- [What you have to do]: Among the entries below, find the lines with "while" and copy them.

- [Data in this exercise]:
============================================================

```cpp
QZ_DEV uint64_t qz_ballot(bool p) { return __ballot(p); }
QZ_DEV uint32_t qz_shfl(uint32_t v, int src) { return (uint32_t)__shfl((int)v, src, 64); }
QZ_DEV uint32_t qz_readlane(uint32_t v, int src) { return (uint32_t)__builtin_amdgcn_readlane((int)v, src); }
QZ_DEV uint32_t qz_readfirstlane(uint32_t v) { return (uint32_t)__builtin_amdgcn_readfirstlane((int)v); }
QZ_DEV uint32_t qz_writelane(uint32_t old, uint32_t val, int sel) { return (int)(threadIdx.x & 63) == sel ? val : old; }
QZ_DEV void qz_wave_sync()
{
    __builtin_amdgcn_fence(__ATOMIC_RELEASE, "workgroup");
    __builtin_amdgcn_wave_barrier();
    __builtin_amdgcn_fence(__ATOMIC_ACQUIRE, "workgroup");
}
QZ_DEV void qz_lds_sync()
{
    __builtin_amdgcn_fence(__ATOMIC_ACQ_REL, "wavefront");
    __builtin_amdgcn_wave_barrier();
}
QZ_DEV void qz_block_sync() { __syncthreads(); }
QZ_DEV int qz_lane() { return (int)(threadIdx.x & 63); }
QZ_DEV uint8_t qz_ld8_l2(const uint8_t *p) { return __hip_atomic_load(p, __ATOMIC_RELAXED, __HIP_MEMORY_SCOPE_AGENT); }
#endif
#ifdef QZ_SIM
static inline void qz_lds_sync() { qz_wave_sync(); }
static inline uint32_t qz_writelane(uint32_t old, uint32_t val, int sel) { return qz_lane() == sel ? val : old; }
static inline uint8_t qz_ld8_l2(const uint8_t *p) { return *p; }
#endif

#ifndef QZ_SIM
QZ_DEV uint32_t qz_wave_incl_scan(uint32_t v)
{
    v += (uint32_t)__builtin_amdgcn_update_dpp(0, (int)v, 0x111, 0xf, 0xf, false);
    v += (uint32_t)__builtin_amdgcn_update_dpp(0, (int)v, 0x112, 0xf, 0xf, false);
    v += (uint32_t)__builtin_amdgcn_update_dpp(0, (int)v, 0x114, 0xf, 0xf, false);
    v += (uint32_t)__builtin_amdgcn_update_dpp(0, (int)v, 0x118, 0xf, 0xf, false);
    v += (uint32_t)__builtin_amdgcn_update_dpp(0, (int)v, 0x142, 0xa, 0xf, false);
    v += (uint32_t)__builtin_amdgcn_update_dpp(0, (int)v, 0x143, 0xc, 0xf, false);
    return v;
}
#else
static inline uint32_t qz_wave_incl_scan(uint32_t v)
{
    const int lane = qz_lane();
    for (int d = 1; d < 64; d <<= 1) {
        uint32_t o = qz_shfl(v, lane - d);
        if (lane >= d) v += o;
    }
    return v;
}
#endif

QZ_DEV int qz_popc64(uint64_t v) { return __builtin_popcountll(v); }
QZ_DEV int qz_ctz64(uint64_t v) { return __builtin_ctzll(v); }
QZ_DEV int qz_ctz32(uint32_t v) { return __builtin_ctz(v); }
QZ_DEV int qz_msb64(uint64_t v) { return 63 - __builtin_clzll(v); }
QZ_DEV uint64_t qz_below(int l) { return l >= 64 ? ~0ull : ((1ull << l) - 1); }

typedef struct __attribute__((packed, aligned(1))) { uint32_t v; } qz_u32u;
typedef struct __attribute__((packed, aligned(1))) { uint16_t v; } qz_u16u;
QZ_DEV uint32_t qz_ld32(const uint8_t *p) { return ((const qz_u32u *)p)->v; }
QZ_DEV uint32_t qz_ld16(const uint8_t *p) { return ((const qz_u16u *)p)->v; }

QZ_DEV uint32_t qz_uniform(uint32_t v) { return qz_readfirstlane(v); }

#endif
```

### qatzip_amd/csrc/qzk_deflate_lz77.h

```cpp
#ifndef QZK_DEFLATE_LZ77_H
#define QZK_DEFLATE_LZ77_H
#include "qzk_common.h"
#include "qzk_crcmath.h"

#define QZK_WSIZE 32768
#define QZK_MAXDIST 32506
#define QZK_MINLOOK 262
#define QZK_LITBUF 32767
#define QZK_MAXBLK 20
#define QZK_CAP 16
#define QZK_WLIM 61
#define QZK_NICE 8
#define QZK_MAXINS 4
#define QZK_HSIZE 65536
#ifndef QZK_CNBLOG
#define QZK_CNBLOG (-1)
#endif
#if QZK_CNBLOG >= 0
#define QZK_CNB (1 << QZK_CNBLOG)
#else
#define QZK_CNB 0
#endif
#ifndef QZK_PF
#define QZK_PF (QZK_CNB ? 1 : 0)
#endif
#ifndef QZK_PF_MINL
#define QZK_PF_MINL 30
#endif
#ifndef QZK_NSLOT
#define QZK_NSLOT 256
#endif
#ifndef QZK_RING
#define QZK_RING 4096
#endif
#ifndef QZK_K1_OCC
#define QZK_K1_OCC 5
#endif
#define QZK_RINGW (QZK_RING / 4)
#ifndef QZK_NSLOT2
#define QZK_NSLOT2 128
#endif
#ifndef QZK_NSLOT3
#if QZK_CNB
#define QZK_NSLOT3 0
#else
#define QZK_NSLOT3 128
#endif
#endif
#define QZK_K1_PARSEW (2 * QZK_NSLOT + QZK_RINGW + 4 + QZK_NSLOT2 + QZK_NSLOT3 + 3 * QZK_CNB)
#ifndef QZK_K1_WAVES
#define QZK_K1_WAVES 4
#endif

#ifndef QZK_K1_TABGRP
#define QZK_K1_TABGRP 5
#endif
#define QZK_K1_TABW (QZK_K1_WAVES * QZK_K1_TABGRP)
#define QZK_K1_TABROWS(wgs) ((((wgs) + 8u * QZK_K1_TABGRP - 1) / (8u * QZK_K1_TABGRP)) * 8u)

typedef struct __attribute__((aligned(16))) { uint32_t w0, w1, w2, ep; } qzk_bkt;
typedef uint32_t qzk_u32x4 __attribute__((vector_size(16)));

QZ_DEV qzk_u32x4 qzk_ld_bkt(const qzk_bkt *p)
{
#ifdef QZ_SIM
    return *(const qzk_u32x4 *)p;
#else
    qzk_u32x4 v;
    asm volatile("global_load_dwordx4 %0, %1, off sc1\n\ts_waitcnt vmcnt(0)" : "=v"(v) : "v"(p) : "memory");
    return v;
#endif
}

QZ_DEV void qzk_ld_bkt_ahead(qzk_u32x4 *v, const qzk_bkt *p)
{
#ifdef QZ_SIM
    *v = *(const qzk_u32x4 *)p;
#else
    asm volatile("global_load_dwordx4 %0, %1, off sc1" : "+v"(*v) : "v"(p) : "memory");
#endif
}
QZ_DEV void qzk_wait_ahead(qzk_u32x4 *v)
{
#ifdef QZ_SIM
    (void)v;
#else
    asm volatile("s_waitcnt vmcnt(0)" : "+v"(*v) : : "memory");
#endif
}

#ifdef QZ_SIM
static unsigned long qzk_sim_count[2];
#define QZK_SIMC(k) do { if (qz_lane() == 0) qzk_sim_count[k]++; } while (0)
#else
#define QZK_SIMC(k) do { } while (0)
#endif
#if defined(QZK_PROF) && !defined(QZ_SIM)
#define QZK_T(k) do { uint64_t t_ = __builtin_readcyclecounter(); prof[k] += t_ - tprev; tprev = t_; } while (0)
#define QZK_C(k, v) do { prof[k] += (uint64_t)(v); } while (0)
#else
#define QZK_T(k) do { } while (0)
#define QZK_C(k, v) do { } while (0)
#endif

typedef struct {
    uint32_t nsym;
    uint32_t nfull;
    uint32_t bstart[QZK_MAXBLK];
    uint32_t can_store;
    uint32_t n;
#ifdef QZK_PROF
    uint64_t prof[24];
#endif
} qzk_lzmeta;

#define QZK_CDESC_FINAL 0x80000000u
QZ_DEV uint32_t qzk_chunk_len(const uint32_t *cdesc, uint32_t chunk, uint64_t src_len, uint32_t chunk_sz)
{
    if (cdesc) return cdesc[chunk] & ~QZK_CDESC_FINAL;
    const uint64_t coff = (uint64_t)chunk * chunk_sz;
    return (uint32_t)((src_len - coff) < chunk_sz ? (src_len - coff) : chunk_sz);
}

QZ_DEV uint32_t qzk_ld32g(const uint8_t *src, uint64_t off, uint64_t src_len)
{
    if (off + 4 <= src_len) return qz_ld32(src + off);
    uint32_t v = 0;
    for (int k = 0; k < 4; k++) if (off + k < src_len) v |= (uint32_t)src[off + k] << (8 * k);
    return v;
}

QZ_DEV uint32_t qzk_ld32g_fast(const uint8_t *src, uint64_t off, uint64_t src_len)
{
    return off + 4 <= src_len ? qz_ld32(src + off) : qzk_ld32g(src, off, src_len);
}
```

============================================================

- [Completed task]:
#define QZK_SIMC(k) do { if (qz_lane() == 0) qzk_sim_count[k]++; } while (0)
#define QZK_SIMC(k) do { } while (0)
#define QZK_T(k) do { uint64_t t_ = __builtin_readcyclecounter(); prof[k] += t_ - tprev; tprev = t_; } while (0)
#define QZK_C(k, v) do { prof[k] += (uint64_t)(v); } while (0)
#define QZK_T(k) do { } while (0)
#define QZK_C(k, v) do { } while (0)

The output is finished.